#### Given records

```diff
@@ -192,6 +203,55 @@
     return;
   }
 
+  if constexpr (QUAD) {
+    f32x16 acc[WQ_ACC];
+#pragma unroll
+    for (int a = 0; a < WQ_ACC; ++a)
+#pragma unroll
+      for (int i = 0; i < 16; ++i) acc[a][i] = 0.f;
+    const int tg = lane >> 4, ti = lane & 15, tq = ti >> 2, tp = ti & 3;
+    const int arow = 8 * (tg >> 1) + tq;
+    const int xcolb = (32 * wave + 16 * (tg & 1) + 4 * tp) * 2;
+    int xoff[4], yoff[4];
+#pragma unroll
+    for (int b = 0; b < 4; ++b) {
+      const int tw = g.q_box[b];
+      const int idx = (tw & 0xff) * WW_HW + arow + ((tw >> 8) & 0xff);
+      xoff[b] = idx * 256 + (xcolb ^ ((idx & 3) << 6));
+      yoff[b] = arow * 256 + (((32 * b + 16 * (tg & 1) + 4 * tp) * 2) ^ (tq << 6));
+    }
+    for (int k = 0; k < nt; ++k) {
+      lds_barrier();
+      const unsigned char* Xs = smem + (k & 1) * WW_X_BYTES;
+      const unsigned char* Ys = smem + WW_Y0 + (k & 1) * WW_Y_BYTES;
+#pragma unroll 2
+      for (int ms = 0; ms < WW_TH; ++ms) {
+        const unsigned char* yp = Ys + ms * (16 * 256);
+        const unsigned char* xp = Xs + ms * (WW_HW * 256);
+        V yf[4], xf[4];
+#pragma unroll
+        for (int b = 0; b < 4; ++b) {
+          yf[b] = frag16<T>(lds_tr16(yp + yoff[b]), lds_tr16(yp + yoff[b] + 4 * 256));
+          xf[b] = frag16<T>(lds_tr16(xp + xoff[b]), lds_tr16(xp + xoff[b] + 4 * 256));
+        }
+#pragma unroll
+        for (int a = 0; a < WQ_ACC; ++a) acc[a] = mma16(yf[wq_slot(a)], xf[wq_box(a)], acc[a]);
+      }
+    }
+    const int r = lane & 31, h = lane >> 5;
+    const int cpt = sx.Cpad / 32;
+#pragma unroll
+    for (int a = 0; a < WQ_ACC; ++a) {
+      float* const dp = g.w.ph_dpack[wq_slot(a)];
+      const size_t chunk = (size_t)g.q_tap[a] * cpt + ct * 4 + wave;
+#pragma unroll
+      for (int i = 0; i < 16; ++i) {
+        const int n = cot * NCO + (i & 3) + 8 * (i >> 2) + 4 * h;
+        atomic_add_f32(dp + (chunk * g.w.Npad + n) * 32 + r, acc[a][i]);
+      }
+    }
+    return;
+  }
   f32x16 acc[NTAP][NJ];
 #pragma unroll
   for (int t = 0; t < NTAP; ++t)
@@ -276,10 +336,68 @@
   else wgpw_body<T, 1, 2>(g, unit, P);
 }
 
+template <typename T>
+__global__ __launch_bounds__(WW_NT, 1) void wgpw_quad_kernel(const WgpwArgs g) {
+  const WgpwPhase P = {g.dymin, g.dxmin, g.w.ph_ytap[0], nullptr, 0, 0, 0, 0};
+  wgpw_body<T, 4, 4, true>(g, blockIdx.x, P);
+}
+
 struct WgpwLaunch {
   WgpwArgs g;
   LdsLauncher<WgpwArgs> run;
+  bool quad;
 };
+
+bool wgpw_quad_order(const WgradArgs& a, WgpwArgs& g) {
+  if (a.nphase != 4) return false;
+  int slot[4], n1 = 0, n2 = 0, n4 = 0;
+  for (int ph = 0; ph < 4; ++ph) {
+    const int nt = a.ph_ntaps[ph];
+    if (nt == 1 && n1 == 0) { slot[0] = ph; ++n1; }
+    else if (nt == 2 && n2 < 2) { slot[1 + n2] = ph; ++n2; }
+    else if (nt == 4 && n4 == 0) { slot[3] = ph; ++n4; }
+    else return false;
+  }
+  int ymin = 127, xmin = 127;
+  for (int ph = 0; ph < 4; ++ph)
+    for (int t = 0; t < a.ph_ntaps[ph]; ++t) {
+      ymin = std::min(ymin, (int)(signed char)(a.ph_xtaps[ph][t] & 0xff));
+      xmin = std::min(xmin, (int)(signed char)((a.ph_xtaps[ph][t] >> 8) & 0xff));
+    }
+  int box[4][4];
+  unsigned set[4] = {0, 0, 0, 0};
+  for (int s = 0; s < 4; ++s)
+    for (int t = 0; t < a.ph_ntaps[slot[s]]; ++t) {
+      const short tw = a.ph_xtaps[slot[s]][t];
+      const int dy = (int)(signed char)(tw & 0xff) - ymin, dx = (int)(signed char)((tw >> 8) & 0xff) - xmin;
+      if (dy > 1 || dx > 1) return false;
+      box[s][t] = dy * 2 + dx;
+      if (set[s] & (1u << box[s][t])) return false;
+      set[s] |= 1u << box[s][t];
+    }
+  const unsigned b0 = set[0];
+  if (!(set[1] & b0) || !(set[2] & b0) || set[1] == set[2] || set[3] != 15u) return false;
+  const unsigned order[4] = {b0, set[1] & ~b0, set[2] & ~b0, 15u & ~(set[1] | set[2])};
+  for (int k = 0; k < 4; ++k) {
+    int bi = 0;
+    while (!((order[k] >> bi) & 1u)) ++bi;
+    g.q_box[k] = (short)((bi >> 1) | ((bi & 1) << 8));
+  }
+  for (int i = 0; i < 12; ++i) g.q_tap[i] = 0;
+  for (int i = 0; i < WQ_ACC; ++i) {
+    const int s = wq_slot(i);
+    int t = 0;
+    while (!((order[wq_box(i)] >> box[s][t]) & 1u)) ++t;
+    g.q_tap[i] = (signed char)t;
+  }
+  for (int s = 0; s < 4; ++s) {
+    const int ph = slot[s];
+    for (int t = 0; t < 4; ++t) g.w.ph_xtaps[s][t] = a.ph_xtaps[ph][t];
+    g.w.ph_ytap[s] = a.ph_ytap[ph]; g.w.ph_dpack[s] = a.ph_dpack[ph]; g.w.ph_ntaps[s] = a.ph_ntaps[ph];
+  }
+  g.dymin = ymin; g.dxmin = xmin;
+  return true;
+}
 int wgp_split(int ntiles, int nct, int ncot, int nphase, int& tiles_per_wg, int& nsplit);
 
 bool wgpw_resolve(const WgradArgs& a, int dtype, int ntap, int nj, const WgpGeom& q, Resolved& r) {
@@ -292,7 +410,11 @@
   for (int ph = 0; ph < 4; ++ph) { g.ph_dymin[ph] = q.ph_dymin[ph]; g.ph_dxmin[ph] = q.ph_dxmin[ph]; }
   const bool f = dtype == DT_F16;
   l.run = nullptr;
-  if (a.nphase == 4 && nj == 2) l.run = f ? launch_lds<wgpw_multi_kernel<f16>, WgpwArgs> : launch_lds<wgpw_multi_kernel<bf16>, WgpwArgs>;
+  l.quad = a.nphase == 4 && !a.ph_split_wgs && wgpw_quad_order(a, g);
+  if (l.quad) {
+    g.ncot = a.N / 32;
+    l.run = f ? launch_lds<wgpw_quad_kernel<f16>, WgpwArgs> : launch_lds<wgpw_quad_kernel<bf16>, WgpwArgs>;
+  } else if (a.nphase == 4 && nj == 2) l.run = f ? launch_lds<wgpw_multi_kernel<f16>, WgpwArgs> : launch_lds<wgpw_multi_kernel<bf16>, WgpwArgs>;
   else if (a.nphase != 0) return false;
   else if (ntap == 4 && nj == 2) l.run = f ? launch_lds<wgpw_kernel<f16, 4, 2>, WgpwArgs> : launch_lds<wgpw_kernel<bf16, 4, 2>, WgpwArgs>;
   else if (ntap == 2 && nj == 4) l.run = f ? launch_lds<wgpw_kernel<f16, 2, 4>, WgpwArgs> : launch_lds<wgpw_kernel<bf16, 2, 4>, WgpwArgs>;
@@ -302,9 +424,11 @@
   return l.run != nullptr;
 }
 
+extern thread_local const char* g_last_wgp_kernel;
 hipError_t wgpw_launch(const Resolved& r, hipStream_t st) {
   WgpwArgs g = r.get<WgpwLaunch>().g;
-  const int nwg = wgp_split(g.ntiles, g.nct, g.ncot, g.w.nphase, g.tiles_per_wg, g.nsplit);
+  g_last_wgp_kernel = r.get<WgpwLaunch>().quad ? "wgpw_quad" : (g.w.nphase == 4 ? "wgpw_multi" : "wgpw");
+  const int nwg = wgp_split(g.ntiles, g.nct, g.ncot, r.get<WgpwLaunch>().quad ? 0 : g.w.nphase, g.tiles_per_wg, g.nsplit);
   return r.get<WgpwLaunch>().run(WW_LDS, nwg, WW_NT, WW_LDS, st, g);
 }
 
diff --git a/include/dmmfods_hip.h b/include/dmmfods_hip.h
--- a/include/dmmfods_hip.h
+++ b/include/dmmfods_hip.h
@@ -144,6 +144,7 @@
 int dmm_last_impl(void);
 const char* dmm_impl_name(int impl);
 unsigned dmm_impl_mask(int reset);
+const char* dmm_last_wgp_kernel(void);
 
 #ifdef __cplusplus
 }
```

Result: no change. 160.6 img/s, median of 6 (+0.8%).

#### Work item
The answer must be every line from the records above that contains "bool".

#### Output below
+  bool quad;
+bool wgpw_quad_order(const WgradArgs& a, WgpwArgs& g) {
 bool wgpw_resolve(const WgradArgs& a, int dtype, int ntap, int nj, const WgpGeom& q, Resolved& r) {
   const bool f = dtype == DT_F16;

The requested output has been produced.